Participants who had positive vAβ were older and were more likely to carry at least one APOE ε4 allele, compared with those with negative vAβ (Table 1).

SUVR values tended to increase with increasing age, although not significantly (Pearson’s correlation coefficients of age with global, FRC, TMP, PAR, and CG were r = 0.16, p = 0.11; r = 0.15, p = 0.14; r = 0.13, p = 0.18; r = 0.18, p = 0.07; r = 0.16, p = 0.10, respectively.).
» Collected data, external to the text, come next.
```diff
+    out->format = GPU_POLY_FORMAT_COEFF;
+    if (requested == GPU_POLY_FORMAT_EVAL) {
+        rc = launch_ntt(ctx, words_ptr(out), matrix_polys(out) * L, static_cast<int>(L), false);
+        if (rc) return rc;
+        out->format = GPU_POLY_FORMAT_EVAL;
+    }
+    return 0;
+    ABI_GUARD_END
 }
 
 struct P1KeyedSegments {
diff --git a/mxx_amd/matrix.py b/mxx_amd/matrix.py
--- a/mxx_amd/matrix.py
+++ b/mxx_amd/matrix.py
@@ -177,6 +177,34 @@
         self.raw = raw
         self.params = params
         self._finalizer = weakref.finalize(self, _ffi.lib().gpu_matrix_destroy_p1_covariance_cache, raw)
+
+
+class GpuGaussSampPrepared:
+
+    def __init__(self, raw, params):
+        self.raw = raw
+        self.params = params
+        self._finalizer = weakref.finalize(self, _ffi.lib().gpupoly_gauss_samp_prepared_destroy, raw)
+
+    @classmethod
+    def prepare(cls, shape_of: "GpuDCRTPolyMatrix", c: float, seed: GpuRngSeed):
+        raw = C.c_void_p()
+        st = _ffi.lib().gpupoly_gauss_samp_prepare(shape_of.raw, shape_of.params.base_bits(), c, seed, C.byref(raw))
+        if st != 0:
+            msg = _ffi.last_error_string()
+            if "unsupported" in msg:
+                return None
+            raise _ffi.GpuPolyError(f"gpupoly_gauss_samp_prepare failed: {msg}")
+        return cls(raw, shape_of.params)
+
+    def _consumed(self) -> None:
+        self._finalizer.detach()
+        self.raw = None
+
+    def destroy(self) -> None:
+        if self.raw is not None:
+            self.raw = None
+            self._finalizer()
 
 
 def _max_along(entries, axis, nrow, ncol):
@@ -1878,6 +1906,17 @@
         check_status(st, "gpu_matrix_gauss_samp_gq_arb_base")
         return out
 
+    def gauss_samp_gq_arb_base_prepared(self, prep: GpuGaussSampPrepared, coeff_out: bool = False) -> "GpuDCRTPolyMatrix":
+        assert prep.raw is not None, "the prepared handle was consumed or destroyed"
+        out = GpuDCRTPolyMatrix(self.params, self.nrow * self.params.modulus_digits(), self.ncol, self.params.crt_depth() - 1,
+                                not coeff_out)
+        st = _ffi.lib().gpupoly_matrix_gauss_samp_gq_arb_base_prepared(self.raw, prep.raw, out.raw)
+        check_status(st, "gpupoly_matrix_gauss_samp_gq_arb_base_prepared")
+        prep._consumed()
+        self._touch()
+        self.is_ntt = False
+        return out
+
     @staticmethod
     def create_p1_covariance_cache(a_mat, b_mat, d_mat, sigma, s, dgg_stddev) -> GpuP1CovarianceCache:
         raw = C.c_void_p()
diff --git a/mxx_amd/trapdoor.py b/mxx_amd/trapdoor.py
--- a/mxx_amd/trapdoor.py
+++ b/mxx_amd/trapdoor.py
@@ -4,7 +4,7 @@
 import threading
 import weakref
 
-from .matrix import GpuDCRTPolyMatrix
+from .matrix import GpuDCRTPolyMatrix, GpuGaussSampPrepared
 from .sampler import DistType, GpuDCRTPolyUniformSampler, random_gpu_rng_seed, sample_gpu_matrix_with_seed
 
 SPECTRAL_CONSTANT = 1.8
@@ -220,7 +220,8 @@
     def _draw_seeds():
         return random_gpu_rng_seed(), random_gpu_rng_seed(), random_gpu_rng_seed()
 
-    def _sample_pert_parts(self, params, td: GpuDCRTTrapdoor, s, c, dgg_stddev, sigma_large, total_ncol, stacked=None, seeds=None):
+    def _sample_pert_parts(self, params, td: GpuDCRTTrapdoor, s, c, dgg_stddev, sigma_large, total_ncol, stacked=None, seeds=None,
+                           before_p1=None):
         d, dk = td.r.row_size(), td.r.col_size()
         padded = -(-total_ncol // d) * d
         seed_p2 = seeds[0] if seeds is not None else random_gpu_rng_seed()
@@ -237,6 +238,8 @@
             if _traffic_bound(params, dk * padded):
                 tp2_eval = tp2.clone()
         cache = td.p1_covariance_cache(c, s, dgg_stddev)
+        if before_p1 is not None:
+            before_p1()
         p1 = GpuDCRTPolyMatrix.sample_p1_full_cached(cache, tp2, seeds[1] if seeds is not None else random_gpu_rng_seed())
         return p1, p2, tp2_eval, rp2
 
@@ -250,6 +253,10 @@
         p1_rows, p2_rows = td.re.row_size(), td.re.col_size()
         assert public_matrix.col_size() == p1_rows + p2_rows, "public matrix columns must match perturbation rows"
         left, right, stacked = td.public_matrix_parts(public_matrix)
+        dd, dk = td.r.row_size(), td.r.col_size()
+        if target_cols % dd == 0 and _traffic_bound(params, dk * target_cols):
+            return self._preimage_traffic_bound(params, td, s, dgg_large_std, left, right, stacked, target,
+                                                _seeds if _seeds is not None else self._draw_seeds())
         p1, p2, tp2, rp2 = self._sample_pert_parts(params, td, s, self.c, self.sigma, dgg_large_std, target_cols, stacked, _seeds)
         seed_z = _seeds[2] if _seeds is not None else None
         assert (p1.row_size(), p2.row_size()) == (p1_rows, p2_rows)
@@ -258,12 +265,6 @@
             p_hat_image = p_hat_image.slice_columns(0, target_cols)
         perturbed = target - p_hat_image
         out = GpuDCRTPolyMatrix(params, p1_rows + p2_rows, target_cols, p1.level, p1.is_ntt)
-        if p1.col_size() == target_cols and tp2 is not None:
-            z = perturbed.gauss_samp_gq_arb_base(self.c, self.sigma, seed_z if seed_z is not None else random_gpu_rng_seed(), coeff_out=True)
-            out.ntt_add_rows_from(p1_rows, z, p2, consume=True)
-            re_x = td.re * out.row_view(p1_rows, p1_rows + p2_rows)
-            out.add_rows_from(0, p1 - tp2, re_x)
-            return out
         z_hat = perturbed.gauss_samp_gq_arb_base(self.c, self.sigma, seed_z if seed_z is not None else random_gpu_rng_seed())
         re_z = td.re * z_hat
         if p1.col_size() == target_cols:
@@ -274,6 +275,29 @@
         out.copy_block_from(p2, p1_rows, 0, 0, 0, p2_rows, target_cols)
         out.add_block_from(re_z, 0, 0, 0, 0, re_z.row_size(), target_cols)
         out.add_block_from(z_hat, 2 * d, 0, 0, 0, z_hat.row_size(), target_cols)
+        return out
+
+    def _preimage_traffic_bound(self, params, td, s, dgg_large_std, left, right, stacked, target, seeds) -> GpuDCRTPolyMatrix:
+        target_cols = target.col_size()
+        p1_rows, p2_rows = td.re.row_size(), td.re.col_size()
+        prep = []
+        try:
+            p1, p2, tp2, rp2 = self._sample_pert_parts(
+                params, td, s, self.c, self.sigma, dgg_large_std, target_cols, stacked, seeds,
+                before_p1=lambda: prep.append(GpuGaussSampPrepared.prepare(target, self.c, seeds[2])))
+            assert (p1.row_size(), p2.row_size()) == (p1_rows, p2_rows) and p1.col_size() == target_cols and tp2 is not None
+            perturbed = target - ((left * p1) + (rp2 if rp2 is not None else right * p2))
+            out = GpuDCRTPolyMatrix(params, p1_rows + p2_rows, target_cols, p1.level, p1.is_ntt)
+            if prep and prep[0] is not None:
+                z = perturbed.gauss_samp_gq_arb_base_prepared(prep[0], coeff_out=True)
+            else:
+                z = perturbed.gauss_samp_gq_arb_base(self.c, self.sigma, seeds[2], coeff_out=True)
+        finally:
+            if prep and prep[0] is not None:
+                prep[0].destroy()
+        out.ntt_add_rows_from(p1_rows, z, p2, consume=True)
+        re_x = td.re * out.row_view(p1_rows, p1_rows + p2_rows)
+        out.add_rows_from(0, p1 - tp2, re_x)
         return out
 
     def preimage_reference_sequence(self, params, td: GpuDCRTTrapdoor, public_matrix, target) -> GpuDCRTPolyMatrix:
```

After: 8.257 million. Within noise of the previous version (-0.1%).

Participants with one or two APOE ε4 alleles had significantly higher SUVR than those without ε4 allele globally and in each region (Table A in S1 File). Women tended to have higher SUVR than men globally and in all regions except for FRC (Table A in S1 File). For both males and females, those who had positive vAβ had higher Aβ SUVR (Table B in S1 File).

Cross-sectional analysis

The cognitive scores did not differ between participants with positive and negative vAβ (Table 1) and were not correlated with any of the Aβ SUVR values (correlation coefficients were among the range of -0.1 to 0.1, and were not significant). Multivariable regression analysis adjusted for age at scan, sex, education, ethnicity, and APOE also showed that there was no association between any of the cognitive scores and PET Aβ (Table C in S1 File).

Longitudinal analysis

All cognitive z-scores declined significantly over time during the follow-up period before imaging (all unadjusted p<0.0001 except for visuospatial which had p = 0.014). Subjects with positive vAβ declined in executive/speed at a rate that was 0.034 points/year greater than that of subjects with negative vAβ (Table 2). Higher Aβ burden in the temporal region were associated with faster decline in speed (one unit increase in SUVR values was associated with 0.080 points/year faster decline) (Table 2). PET Aβ was not associated with decline rate of other cognitive scores. Additionally adjusting for MCI status did not change the results materially (Table 2).

Table 2

Brain Aβ in relation to the rate of cognitive decline during the decade prior to PET scan among non-demented participants.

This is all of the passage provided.